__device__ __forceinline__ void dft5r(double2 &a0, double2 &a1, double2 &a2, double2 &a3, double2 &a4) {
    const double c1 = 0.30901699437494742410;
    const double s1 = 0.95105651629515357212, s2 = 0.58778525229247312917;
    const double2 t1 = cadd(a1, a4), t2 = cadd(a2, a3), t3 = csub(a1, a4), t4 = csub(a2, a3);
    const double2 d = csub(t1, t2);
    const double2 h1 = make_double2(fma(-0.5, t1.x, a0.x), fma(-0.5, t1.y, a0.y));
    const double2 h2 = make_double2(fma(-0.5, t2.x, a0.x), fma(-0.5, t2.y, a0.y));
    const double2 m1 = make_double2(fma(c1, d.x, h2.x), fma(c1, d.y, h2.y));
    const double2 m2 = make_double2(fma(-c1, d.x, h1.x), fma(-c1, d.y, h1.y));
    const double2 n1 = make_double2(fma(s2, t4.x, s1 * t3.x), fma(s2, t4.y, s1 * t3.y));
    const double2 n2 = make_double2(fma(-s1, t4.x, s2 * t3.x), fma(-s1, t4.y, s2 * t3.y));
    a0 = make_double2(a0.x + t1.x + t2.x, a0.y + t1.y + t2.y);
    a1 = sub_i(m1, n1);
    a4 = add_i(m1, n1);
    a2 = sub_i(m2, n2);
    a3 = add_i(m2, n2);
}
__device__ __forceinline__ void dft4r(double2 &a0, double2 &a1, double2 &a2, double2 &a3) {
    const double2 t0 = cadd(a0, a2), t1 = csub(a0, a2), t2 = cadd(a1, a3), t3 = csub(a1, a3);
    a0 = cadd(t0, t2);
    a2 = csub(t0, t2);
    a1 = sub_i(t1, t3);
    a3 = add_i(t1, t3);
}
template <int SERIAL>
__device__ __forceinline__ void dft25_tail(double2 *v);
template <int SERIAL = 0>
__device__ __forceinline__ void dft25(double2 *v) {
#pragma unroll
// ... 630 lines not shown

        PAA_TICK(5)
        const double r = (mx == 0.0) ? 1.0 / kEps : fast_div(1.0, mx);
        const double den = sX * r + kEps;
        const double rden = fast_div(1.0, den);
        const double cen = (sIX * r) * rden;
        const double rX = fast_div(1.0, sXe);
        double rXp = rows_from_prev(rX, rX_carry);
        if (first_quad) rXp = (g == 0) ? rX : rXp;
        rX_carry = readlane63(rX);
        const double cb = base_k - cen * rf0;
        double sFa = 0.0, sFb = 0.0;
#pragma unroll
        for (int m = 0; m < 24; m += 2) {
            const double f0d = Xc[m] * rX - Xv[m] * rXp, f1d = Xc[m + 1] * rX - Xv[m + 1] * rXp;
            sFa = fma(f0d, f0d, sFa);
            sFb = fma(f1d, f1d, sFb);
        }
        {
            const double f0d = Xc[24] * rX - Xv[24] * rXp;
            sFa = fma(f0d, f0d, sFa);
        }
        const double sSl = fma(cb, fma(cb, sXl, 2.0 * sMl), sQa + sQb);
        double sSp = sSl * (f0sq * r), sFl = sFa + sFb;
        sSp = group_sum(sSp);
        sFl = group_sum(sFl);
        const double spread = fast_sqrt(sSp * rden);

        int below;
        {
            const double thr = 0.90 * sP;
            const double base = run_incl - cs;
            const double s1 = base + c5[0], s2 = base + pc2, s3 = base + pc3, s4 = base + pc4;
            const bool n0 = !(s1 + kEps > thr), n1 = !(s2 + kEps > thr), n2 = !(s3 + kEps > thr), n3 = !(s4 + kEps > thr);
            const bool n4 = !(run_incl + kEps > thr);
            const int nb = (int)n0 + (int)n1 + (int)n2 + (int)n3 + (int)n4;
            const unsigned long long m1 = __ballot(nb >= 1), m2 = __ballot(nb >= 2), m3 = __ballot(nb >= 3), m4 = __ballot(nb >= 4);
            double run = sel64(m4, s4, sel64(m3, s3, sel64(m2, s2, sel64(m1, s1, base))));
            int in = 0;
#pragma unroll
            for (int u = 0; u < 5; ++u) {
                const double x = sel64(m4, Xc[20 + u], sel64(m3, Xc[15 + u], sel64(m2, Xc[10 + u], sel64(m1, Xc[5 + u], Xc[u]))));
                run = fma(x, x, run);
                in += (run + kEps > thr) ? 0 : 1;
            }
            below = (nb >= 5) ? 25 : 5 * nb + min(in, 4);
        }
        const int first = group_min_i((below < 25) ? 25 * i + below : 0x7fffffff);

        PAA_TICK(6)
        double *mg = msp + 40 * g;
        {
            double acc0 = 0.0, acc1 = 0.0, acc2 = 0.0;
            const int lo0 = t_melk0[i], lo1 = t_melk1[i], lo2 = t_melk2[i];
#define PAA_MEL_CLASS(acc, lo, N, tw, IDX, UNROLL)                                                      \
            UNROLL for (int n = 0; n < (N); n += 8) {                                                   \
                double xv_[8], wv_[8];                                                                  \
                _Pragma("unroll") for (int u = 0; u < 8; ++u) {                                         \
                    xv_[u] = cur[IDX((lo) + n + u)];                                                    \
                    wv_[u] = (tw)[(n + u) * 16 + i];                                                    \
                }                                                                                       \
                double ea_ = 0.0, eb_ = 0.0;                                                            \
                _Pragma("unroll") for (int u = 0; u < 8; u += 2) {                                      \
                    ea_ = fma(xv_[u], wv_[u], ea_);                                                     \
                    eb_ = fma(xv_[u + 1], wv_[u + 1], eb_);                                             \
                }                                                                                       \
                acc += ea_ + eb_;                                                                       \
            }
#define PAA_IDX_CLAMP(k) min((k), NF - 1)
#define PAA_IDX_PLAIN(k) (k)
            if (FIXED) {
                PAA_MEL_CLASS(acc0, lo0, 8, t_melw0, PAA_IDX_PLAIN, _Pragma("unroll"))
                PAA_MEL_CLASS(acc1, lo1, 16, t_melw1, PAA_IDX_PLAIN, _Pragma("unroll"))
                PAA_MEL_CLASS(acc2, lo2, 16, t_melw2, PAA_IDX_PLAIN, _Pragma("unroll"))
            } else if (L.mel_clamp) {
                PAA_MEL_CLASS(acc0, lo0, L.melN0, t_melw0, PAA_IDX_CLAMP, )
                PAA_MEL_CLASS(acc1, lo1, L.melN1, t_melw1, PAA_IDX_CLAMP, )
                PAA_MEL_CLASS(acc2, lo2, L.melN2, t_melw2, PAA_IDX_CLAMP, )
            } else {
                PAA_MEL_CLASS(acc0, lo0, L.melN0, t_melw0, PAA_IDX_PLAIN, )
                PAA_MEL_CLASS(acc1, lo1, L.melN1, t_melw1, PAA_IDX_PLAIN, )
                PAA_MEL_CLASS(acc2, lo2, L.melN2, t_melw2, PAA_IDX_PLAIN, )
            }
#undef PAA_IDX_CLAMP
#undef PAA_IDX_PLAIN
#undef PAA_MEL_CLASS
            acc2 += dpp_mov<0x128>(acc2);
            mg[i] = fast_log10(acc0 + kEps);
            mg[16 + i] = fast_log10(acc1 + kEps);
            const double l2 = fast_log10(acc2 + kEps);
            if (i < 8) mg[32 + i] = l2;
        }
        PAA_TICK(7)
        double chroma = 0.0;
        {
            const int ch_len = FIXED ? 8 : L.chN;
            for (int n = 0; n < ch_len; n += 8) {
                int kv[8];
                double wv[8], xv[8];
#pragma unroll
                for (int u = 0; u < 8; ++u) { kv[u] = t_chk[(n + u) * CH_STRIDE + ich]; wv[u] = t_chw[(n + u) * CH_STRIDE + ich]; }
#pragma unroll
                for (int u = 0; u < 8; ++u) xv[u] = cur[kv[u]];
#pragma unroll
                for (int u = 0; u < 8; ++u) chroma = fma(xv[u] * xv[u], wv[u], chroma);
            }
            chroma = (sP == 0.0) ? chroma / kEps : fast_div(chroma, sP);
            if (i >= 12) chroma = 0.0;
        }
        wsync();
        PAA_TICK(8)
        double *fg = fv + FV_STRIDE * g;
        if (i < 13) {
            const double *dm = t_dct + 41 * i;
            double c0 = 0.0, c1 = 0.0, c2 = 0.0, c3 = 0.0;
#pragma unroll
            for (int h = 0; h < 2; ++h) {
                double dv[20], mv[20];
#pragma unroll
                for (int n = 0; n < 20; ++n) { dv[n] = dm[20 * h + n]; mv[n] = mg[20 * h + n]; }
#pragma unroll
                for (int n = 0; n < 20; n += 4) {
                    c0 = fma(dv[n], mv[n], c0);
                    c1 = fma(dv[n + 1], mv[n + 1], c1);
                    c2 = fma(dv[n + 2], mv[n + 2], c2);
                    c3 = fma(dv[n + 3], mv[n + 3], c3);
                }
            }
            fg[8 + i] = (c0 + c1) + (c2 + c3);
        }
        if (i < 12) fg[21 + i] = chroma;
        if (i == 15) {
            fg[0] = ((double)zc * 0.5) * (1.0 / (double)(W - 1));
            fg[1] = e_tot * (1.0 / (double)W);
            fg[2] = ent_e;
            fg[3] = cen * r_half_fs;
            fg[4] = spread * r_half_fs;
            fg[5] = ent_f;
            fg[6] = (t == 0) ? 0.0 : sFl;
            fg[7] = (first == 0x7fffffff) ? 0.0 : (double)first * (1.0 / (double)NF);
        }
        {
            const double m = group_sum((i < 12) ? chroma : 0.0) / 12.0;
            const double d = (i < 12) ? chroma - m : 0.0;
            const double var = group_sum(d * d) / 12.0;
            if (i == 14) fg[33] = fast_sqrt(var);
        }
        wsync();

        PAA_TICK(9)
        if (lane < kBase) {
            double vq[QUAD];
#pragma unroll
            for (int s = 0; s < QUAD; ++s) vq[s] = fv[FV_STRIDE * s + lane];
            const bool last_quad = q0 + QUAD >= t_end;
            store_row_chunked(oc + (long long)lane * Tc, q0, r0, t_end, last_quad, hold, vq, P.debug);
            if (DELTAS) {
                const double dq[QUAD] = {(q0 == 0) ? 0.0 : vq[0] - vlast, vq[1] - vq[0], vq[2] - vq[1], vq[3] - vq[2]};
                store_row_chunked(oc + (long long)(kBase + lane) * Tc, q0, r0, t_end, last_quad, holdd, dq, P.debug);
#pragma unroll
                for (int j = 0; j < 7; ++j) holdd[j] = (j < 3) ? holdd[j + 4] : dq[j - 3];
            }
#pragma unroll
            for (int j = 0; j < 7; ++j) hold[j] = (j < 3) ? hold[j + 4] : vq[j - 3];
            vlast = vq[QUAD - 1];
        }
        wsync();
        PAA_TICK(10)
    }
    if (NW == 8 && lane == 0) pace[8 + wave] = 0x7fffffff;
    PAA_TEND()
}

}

============

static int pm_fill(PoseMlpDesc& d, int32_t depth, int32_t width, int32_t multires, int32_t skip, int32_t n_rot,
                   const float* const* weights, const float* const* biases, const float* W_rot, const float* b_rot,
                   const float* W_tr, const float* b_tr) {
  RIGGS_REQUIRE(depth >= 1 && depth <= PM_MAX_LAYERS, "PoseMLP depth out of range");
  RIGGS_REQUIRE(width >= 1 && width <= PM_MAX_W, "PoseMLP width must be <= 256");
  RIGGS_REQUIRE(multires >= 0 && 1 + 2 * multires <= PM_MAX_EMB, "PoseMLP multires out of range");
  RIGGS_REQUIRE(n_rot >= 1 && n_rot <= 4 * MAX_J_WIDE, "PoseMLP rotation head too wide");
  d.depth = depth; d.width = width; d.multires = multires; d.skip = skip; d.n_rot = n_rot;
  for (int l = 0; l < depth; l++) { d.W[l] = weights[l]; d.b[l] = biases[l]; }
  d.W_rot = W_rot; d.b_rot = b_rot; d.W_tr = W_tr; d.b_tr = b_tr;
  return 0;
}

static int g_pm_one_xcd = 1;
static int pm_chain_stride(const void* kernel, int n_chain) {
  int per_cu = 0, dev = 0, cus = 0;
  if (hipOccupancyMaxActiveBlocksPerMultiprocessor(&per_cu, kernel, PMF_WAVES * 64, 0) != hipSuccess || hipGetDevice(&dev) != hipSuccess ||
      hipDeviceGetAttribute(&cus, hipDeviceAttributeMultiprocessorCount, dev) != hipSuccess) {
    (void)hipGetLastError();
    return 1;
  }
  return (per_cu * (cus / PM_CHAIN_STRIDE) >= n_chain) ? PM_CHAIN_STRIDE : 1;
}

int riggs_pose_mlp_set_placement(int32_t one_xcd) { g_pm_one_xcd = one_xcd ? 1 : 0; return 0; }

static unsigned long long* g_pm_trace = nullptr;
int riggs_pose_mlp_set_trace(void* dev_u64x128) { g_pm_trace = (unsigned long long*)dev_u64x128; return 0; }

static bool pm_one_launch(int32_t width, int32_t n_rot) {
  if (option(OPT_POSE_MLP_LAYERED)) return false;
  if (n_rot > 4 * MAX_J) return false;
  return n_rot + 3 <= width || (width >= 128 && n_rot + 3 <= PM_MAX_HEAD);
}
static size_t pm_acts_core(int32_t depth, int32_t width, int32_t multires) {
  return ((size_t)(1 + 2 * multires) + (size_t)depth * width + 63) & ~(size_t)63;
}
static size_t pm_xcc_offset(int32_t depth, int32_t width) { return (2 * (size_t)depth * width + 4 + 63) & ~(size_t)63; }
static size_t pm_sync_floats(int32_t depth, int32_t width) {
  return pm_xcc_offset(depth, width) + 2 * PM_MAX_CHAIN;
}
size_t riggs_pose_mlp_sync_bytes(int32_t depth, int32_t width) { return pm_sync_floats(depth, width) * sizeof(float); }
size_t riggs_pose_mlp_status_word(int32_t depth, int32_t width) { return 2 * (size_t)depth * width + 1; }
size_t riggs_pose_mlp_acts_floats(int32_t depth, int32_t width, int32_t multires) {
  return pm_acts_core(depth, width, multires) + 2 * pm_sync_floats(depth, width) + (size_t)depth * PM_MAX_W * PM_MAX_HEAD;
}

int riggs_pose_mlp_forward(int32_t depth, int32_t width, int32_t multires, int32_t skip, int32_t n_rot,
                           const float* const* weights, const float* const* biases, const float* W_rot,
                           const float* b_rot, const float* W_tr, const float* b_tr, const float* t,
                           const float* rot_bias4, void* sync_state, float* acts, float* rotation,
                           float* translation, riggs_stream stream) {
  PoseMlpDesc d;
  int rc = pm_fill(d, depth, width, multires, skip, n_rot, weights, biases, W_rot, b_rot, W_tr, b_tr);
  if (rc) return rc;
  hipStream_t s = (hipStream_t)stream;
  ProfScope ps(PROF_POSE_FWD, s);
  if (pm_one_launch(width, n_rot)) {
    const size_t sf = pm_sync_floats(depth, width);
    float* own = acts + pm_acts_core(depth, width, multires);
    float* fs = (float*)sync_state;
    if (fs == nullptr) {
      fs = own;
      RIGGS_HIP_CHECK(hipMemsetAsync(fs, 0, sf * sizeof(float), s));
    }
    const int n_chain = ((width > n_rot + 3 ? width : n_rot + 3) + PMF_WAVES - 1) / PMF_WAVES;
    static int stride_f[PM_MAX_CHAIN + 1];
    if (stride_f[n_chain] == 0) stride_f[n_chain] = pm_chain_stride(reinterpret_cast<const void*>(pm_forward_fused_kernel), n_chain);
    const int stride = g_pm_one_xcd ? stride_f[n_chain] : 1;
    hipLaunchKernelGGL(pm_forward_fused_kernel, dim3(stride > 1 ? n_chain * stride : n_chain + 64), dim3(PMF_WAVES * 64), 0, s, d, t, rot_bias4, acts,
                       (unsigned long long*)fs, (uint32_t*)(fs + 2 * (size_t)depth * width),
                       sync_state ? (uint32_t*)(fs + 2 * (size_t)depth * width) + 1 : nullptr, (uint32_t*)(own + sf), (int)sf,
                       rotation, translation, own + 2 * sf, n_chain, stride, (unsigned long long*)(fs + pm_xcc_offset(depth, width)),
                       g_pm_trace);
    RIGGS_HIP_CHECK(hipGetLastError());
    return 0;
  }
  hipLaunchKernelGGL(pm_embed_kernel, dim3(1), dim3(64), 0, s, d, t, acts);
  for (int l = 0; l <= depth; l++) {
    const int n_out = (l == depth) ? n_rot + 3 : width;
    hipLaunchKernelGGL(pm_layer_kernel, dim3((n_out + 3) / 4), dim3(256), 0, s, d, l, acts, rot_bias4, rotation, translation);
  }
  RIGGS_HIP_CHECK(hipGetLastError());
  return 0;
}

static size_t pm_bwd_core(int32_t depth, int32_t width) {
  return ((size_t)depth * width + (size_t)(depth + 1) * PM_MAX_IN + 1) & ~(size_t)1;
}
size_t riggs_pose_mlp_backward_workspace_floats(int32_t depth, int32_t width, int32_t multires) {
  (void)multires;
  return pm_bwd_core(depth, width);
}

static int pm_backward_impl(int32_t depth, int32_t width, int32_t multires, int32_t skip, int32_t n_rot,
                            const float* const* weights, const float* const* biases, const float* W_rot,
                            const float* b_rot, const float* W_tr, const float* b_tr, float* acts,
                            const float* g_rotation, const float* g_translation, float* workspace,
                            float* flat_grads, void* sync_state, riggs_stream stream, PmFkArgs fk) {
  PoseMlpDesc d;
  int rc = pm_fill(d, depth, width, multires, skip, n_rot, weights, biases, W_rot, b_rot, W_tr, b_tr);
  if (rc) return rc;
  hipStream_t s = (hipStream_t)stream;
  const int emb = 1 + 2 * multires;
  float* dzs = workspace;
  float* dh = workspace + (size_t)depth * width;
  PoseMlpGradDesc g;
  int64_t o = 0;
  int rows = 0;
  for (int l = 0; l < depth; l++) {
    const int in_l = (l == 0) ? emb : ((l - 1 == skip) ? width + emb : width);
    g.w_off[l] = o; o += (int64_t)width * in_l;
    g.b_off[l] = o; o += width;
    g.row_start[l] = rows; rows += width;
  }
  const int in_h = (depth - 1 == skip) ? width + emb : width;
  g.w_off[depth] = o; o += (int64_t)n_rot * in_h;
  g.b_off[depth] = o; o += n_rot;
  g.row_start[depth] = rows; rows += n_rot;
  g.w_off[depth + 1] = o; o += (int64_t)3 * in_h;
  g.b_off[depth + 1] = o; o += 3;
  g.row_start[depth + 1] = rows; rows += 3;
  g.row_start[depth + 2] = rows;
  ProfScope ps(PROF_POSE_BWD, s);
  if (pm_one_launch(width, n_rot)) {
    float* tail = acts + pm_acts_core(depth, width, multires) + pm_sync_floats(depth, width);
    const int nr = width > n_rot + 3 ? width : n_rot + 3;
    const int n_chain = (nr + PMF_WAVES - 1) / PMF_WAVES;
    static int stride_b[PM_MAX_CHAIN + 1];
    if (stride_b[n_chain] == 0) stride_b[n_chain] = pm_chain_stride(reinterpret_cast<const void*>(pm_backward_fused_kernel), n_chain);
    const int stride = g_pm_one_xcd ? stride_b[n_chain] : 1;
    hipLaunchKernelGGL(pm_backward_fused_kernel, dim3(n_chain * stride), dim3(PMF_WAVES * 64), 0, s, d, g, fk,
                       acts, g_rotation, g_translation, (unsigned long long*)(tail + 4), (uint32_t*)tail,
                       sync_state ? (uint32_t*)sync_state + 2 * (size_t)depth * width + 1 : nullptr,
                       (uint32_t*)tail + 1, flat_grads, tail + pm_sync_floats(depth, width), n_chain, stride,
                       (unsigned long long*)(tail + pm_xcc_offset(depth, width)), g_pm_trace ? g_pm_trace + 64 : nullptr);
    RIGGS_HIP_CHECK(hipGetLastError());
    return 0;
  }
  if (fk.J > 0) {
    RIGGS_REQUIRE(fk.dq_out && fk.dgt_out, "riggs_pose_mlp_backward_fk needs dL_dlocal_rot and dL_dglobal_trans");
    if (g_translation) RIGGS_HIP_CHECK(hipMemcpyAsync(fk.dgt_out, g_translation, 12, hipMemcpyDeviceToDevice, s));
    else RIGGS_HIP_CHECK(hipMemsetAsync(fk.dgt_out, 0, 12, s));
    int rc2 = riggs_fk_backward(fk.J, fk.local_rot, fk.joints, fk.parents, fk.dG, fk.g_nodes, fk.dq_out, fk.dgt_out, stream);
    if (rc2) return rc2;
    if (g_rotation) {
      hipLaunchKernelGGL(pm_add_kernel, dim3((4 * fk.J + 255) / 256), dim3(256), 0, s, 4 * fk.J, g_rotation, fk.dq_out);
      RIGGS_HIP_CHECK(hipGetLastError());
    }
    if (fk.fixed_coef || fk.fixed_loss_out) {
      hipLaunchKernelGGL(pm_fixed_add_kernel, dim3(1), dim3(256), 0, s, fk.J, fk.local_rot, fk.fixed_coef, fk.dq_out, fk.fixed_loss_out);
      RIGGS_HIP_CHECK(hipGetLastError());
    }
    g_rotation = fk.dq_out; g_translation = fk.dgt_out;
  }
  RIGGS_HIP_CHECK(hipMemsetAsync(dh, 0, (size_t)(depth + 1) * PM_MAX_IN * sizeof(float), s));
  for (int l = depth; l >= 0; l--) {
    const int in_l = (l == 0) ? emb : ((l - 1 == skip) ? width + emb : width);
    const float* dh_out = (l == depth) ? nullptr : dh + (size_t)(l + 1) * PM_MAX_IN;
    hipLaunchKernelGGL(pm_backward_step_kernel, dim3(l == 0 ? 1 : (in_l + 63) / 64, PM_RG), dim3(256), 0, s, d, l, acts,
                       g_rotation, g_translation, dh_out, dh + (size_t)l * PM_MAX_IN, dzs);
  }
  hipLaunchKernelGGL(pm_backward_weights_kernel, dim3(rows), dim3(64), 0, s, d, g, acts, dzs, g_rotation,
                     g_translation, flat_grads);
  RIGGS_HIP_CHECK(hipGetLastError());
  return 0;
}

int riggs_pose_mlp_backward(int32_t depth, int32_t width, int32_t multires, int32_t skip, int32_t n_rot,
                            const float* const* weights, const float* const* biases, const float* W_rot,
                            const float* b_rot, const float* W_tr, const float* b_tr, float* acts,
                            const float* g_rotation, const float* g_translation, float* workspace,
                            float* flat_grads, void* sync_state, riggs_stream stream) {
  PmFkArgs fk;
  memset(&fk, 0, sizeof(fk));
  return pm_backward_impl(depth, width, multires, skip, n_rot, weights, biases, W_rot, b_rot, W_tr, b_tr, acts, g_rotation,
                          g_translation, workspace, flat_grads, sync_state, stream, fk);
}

============

- ASSIGNMENT -
Would you quote everything above from the line containing "double chroma = 0.0;" down to the line containing "if (i < 13)"? Include both of those lines and nothing else.

- RESULT OF THIS TASK -
        double chroma = 0.0;
        {
            const int ch_len = FIXED ? 8 : L.chN;
            for (int n = 0; n < ch_len; n += 8) {
                int kv[8];
                double wv[8], xv[8];
#pragma unroll
                for (int u = 0; u < 8; ++u) { kv[u] = t_chk[(n + u) * CH_STRIDE + ich]; wv[u] = t_chw[(n + u) * CH_STRIDE + ich]; }
#pragma unroll
                for (int u = 0; u < 8; ++u) xv[u] = cur[kv[u]];
#pragma unroll
                for (int u = 0; u < 8; ++u) chroma = fma(xv[u] * xv[u], wv[u], chroma);
            }
            chroma = (sP == 0.0) ? chroma / kEps : fast_div(chroma, sP);
            if (i >= 12) chroma = 0.0;
        }
        wsync();
        PAA_TICK(8)
        double *fg = fv + FV_STRIDE * g;
        if (i < 13) {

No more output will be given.